* [TRY IT] Look through the material for lines with the word "char", and copy each one.

* [THE INPUT]
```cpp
template <int MAXM>
__global__ __launch_bounds__(256) void linear_small_m_kernel(const bf16_t* __restrict__ x, const bf16_t* __restrict__ W,
                                                             const bf16_t* __restrict__ bias, bf16_t* __restrict__ out,
                                                             int M, int N, int K, int silu_in, int act_out) {
    const int lane = threadIdx.x & 63;
    const long long n = (long long)blockIdx.x * 4 + (threadIdx.x >> 6);
    if (n >= N) return;
    float acc[MAXM];
#pragma unroll
    for (int m = 0; m < MAXM; ++m) acc[m] = 0.f;
    const bf16_t* wrow = W + n * K;
    for (int k0 = lane * 8; k0 < K; k0 += 512) {
        float wv[8];
        unpack8(*reinterpret_cast<const u32x4*>(wrow + k0), wv);
#pragma unroll
        for (int m = 0; m < MAXM; ++m) {
            if (m < M) {
                float xv[8];
// ... 273 lines not shown
        v += plane(lt.i1) * lt.w1;
        if (v > 0.5f) label = id;
    }
    for (int id = 0; id < n_id; ++id) out[tok * n_id + id] = (id == label) ? (bf16_t)0x3F80 : (bf16_t)0;
}

}

extern "C" int bya_abi_version(void) { return 2; }

std::atomic<int32_t> g_bya_options[BYA_OPT_COUNT] = {
    {0},
    {0},
    {-1},
    {0},
    {1},
    {0},
    {0},
    {0},
};

extern "C" int bya_set_option(int32_t key, int32_t value) {
    static const int32_t lo[BYA_OPT_COUNT] = {0, 0, -1, 0, 0, 0, 0, 0};
    static const int32_t hi[BYA_OPT_COUNT] = {2, 1 << 20, 6, 2, 1, 1, 1024, 31};
    if (key < 0 || key >= BYA_OPT_COUNT || value < lo[key] || value > hi[key]) return BYA_ERR_SHAPE;
    if (key == BYA_OPT_P2P_GROUPS && value != 0 && value < 16) return BYA_ERR_SHAPE;
    g_bya_options[key].store(value, std::memory_order_relaxed);
    return BYA_OK;
}

extern "C" int bya_get_option(int32_t key, int32_t* value) {
    if (key < 0 || key >= BYA_OPT_COUNT || !value) return BYA_ERR_SHAPE;
    *value = g_bya_options[key].load(std::memory_order_relaxed);
    return BYA_OK;
}

extern "C" int bya_linear_small_m(const void* x, const void* W, const void* bias, void* out, int32_t M, int32_t N,
                                  int32_t K, int32_t silu_in, int32_t act_out, hipStream_t stream) {
    if (!x || !W || !out || M <= 0 || M > 8 || N <= 0 || K <= 0) return BYA_ERR_SHAPE;
    if (K % 8) return BYA_ERR_SHAPE;
    if (((uintptr_t)x | (uintptr_t)W) & 15) return BYA_ERR_ALIGN;
    if (act_out != BYA_ACT_NONE && act_out != BYA_ACT_SILU) return BYA_ERR_UNSUPPORTED;
    dim3 grid((unsigned)((N + 3) / 4));
    if (M <= 2)
        BYA_LAUNCH((linear_small_m_kernel<2>), grid, dim3(256), 0, stream, (const bf16_t*)x, (const bf16_t*)W,
                           (const bf16_t*)bias, (bf16_t*)out, M, N, K, silu_in, act_out);
    else
// ... 116 lines not shown
```

### bind_your_avatar_implementation_amd/csrc/rowgemm.hip

```cpp
#include "rowgemm_common.h"
#include "../../include/bya.h"
#include "options.h"

#ifndef BYA_ROWGEMM_ABLATE
#define BYA_ROWGEMM_ABLATE 0
#endif

namespace {

using namespace rowk;

struct RowGemmArgs {
    const bf16_t* X; const bf16_t* W; const float* colsum; const float* cvec; const bf16_t* res; bf16_t* C;
    int M, N, ldx, ldc, ldres;
    float eps;
};

constexpr int HB = 2;
constexpr int NW = CH / (4 * HB);
constexpr int SR = CH / NW;
constexpr int RB = 16 * HB * NW;
constexpr int WG_PER_CU = 1;
constexpr int AHEAD = 1;

template <bool LN, bool RES, int ACT>
__global__ __launch_bounds__(64 * NW, 2) void rowgemm512_kernel(RowGemmArgs p) {
    extern __shared__ __attribute__((aligned(16))) char smem[];
    const int tid = threadIdx.x, lane = tid & 63;
    const int wave = __builtin_amdgcn_readfirstlane(tid >> 6);

    const int nrb = (p.M + RB - 1) / RB, ncc = p.N / CH;
    const long long total = (long long)nrb * ncc;
    const int rid = (gridDim.x & 7) == 0 ? (int)((blockIdx.x & 7) * (gridDim.x >> 3) + (blockIdx.x >> 3)) : (int)blockIdx.x;
    const int q0 = (int)(total * rid / gridDim.x), q1 = (int)(total * (rid + 1) / gridDim.x);
    if (q0 >= q1) return;

    float* s_lds = reinterpret_cast<float*>(smem);
    float* c_lds = s_lds + p.N;
    char* ring = smem + p.N * 8;
    for (int i = tid; i < p.N; i += 64 * NW) {
        s_lds[i] = LN ? p.colsum[i] : 0.0f;
        c_lds[i] = p.cvec[i];
    }
    __syncthreads();

    const __amdgpu_buffer_rsrc_t rsX = __builtin_amdgcn_make_buffer_rsrc(
        (void*)p.X, 0, (int)(((long long)(p.M - 1) * p.ldx + RK) * 2), 0x00020000);
    const __amdgpu_buffer_rsrc_t rsW = __builtin_amdgcn_make_buffer_rsrc((void*)p.W, 0, p.N * RK * 2, 0x00020000);
    const __amdgpu_buffer_rsrc_t rsC = __builtin_amdgcn_make_buffer_rsrc(
        (void*)p.C, 0, (int)(((long long)(p.M - 1) * p.ldc + p.N) * 2), 0x00020000);
    const __amdgpu_buffer_rsrc_t rsR = __builtin_amdgcn_make_buffer_rsrc(
        (void*)(RES ? p.res : p.C), 0, (int)(((long long)(p.M - 1) * (RES ? p.ldres : p.ldc) + p.N) * 2), 0x00020000);
// ... 44 lines not shown
                for (int h = 0; h < HB; ++h) {
                    f32x4 sm = {0.f, 0.f, 0.f, 0.f}, gr = {0.f, 0.f, 0.f, 0.f};
#pragma unroll
                    for (int ks = 0; ks < 16; ++ks) {
                        sm = __builtin_amdgcn_mfma_f32_16x16x32_bf16(ones, xf[h][ks], sm, 0, 0, 0);
                        gr = __builtin_amdgcn_mfma_f32_16x16x32_bf16(xf[h][ks], xf[h][ks], gr, 0, 0, 0);
                    }
                    const int e = to & 3;
                    const float d = e == 0 ? gr[0] : e == 1 ? gr[1] : e == 2 ? gr[2] : gr[3];
                    const float sq = __shfl(d, (int)(to + 16 * (to >> 2)));
                    const float mu = sm[0] * (1.0f / RK);
                    const float var = fmaxf(sq * (1.0f / RK) - mu * mu, 0.0f);
                    mean[h] = mu;
                    rstd[h] = rsqrtf(var + p.eps);
                }
            }
        }
        asm volatile("s_waitcnt vmcnt(0)" ::: "memory");
#pragma unroll
        for (int h = 0; h < HB; ++h)
#pragma unroll
            for (int ks = 0; ks < 16; ++ks) asm volatile("" : "+v"(xf[h][ks]));

        for (; q < qe; ++q, ++it) {
            const int cc = q - rb * ncc, stg = it & 1;
            const uint32_t ln = lane_now(), to = ln & 15u, go = ln >> 4;
            asm volatile("s_waitcnt vmcnt(%0)" ::"i"(NJ * HB / 2) : "memory");
            __builtin_amdgcn_s_barrier();
            u32x4 rv[HB][NJ / 2];
            if (RES) {
#pragma unroll
                for (int h = 0; h < HB; ++h)
#pragma unroll
                    for (int u = 0; u < NJ / 2; ++u)
                        rv[h][u] = __builtin_bit_cast(u32x4, __builtin_amdgcn_raw_buffer_load_b128(
                            rsR, ((uint32_t)(r0 + h * 16) + to) * (uint32_t)(p.ldres * 2) +
                                     ((uint32_t)(cc * CH) + lane_col(go, u)) * 2, 0, 0));
            }
            if (q + 1 < q1) stage_chunk(q + 1, stg ^ 1);

            uint32_t wa[4];
#pragma unroll
            for (int m = 0; m < 4; ++m)
                wa[m] = ring_base + stg * STAGE_BYTES + to * 1024 + (((go ^ (to & 3)) | ((m ^ (to >> 2)) << 2)) << 4);
            f32x4 acc[HB][NJ];
#pragma unroll
            for (int h = 0; h < HB; ++h)
#pragma unroll
                for (int j = 0; j < NJ; ++j) acc[h][j] = f32x4{0.f, 0.f, 0.f, 0.f};
            bf16x8 wf[AHEAD + 1][NJ];
#pragma unroll
            for (int a = 0; a < AHEAD; ++a) read_kstep(wf[a], wa, a);
#pragma unroll
            for (int ks = 0; ks < 16; ++ks) {
                const int cur = ks % (AHEAD + 1);
                if (ks + AHEAD < 16) {
                    read_kstep(wf[(ks + AHEAD) % (AHEAD + 1)], wa, ks + AHEAD);
                    lgkm_wait<AHEAD * NJ>(wf[cur]);
                } else if (ks + 1 < 16 && AHEAD == 2) {
                    lgkm_wait<NJ>(wf[cur]);
                } else {
                    lgkm_wait<0>(wf[cur]);
                }
#pragma unroll
                for (int j = 0; j < NJ; ++j)
#pragma unroll
                    for (int h = 0; h < HB; ++h)
                        acc[h][j] = __builtin_amdgcn_mfma_f32_16x16x32_bf16(wf[cur][j], xf[h][ks], acc[h][j], 0, 0, 0);
            }
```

* [YOUR RESPONSE]
    extern __shared__ __attribute__((aligned(16))) char smem[];
    char* ring = smem + p.N * 8;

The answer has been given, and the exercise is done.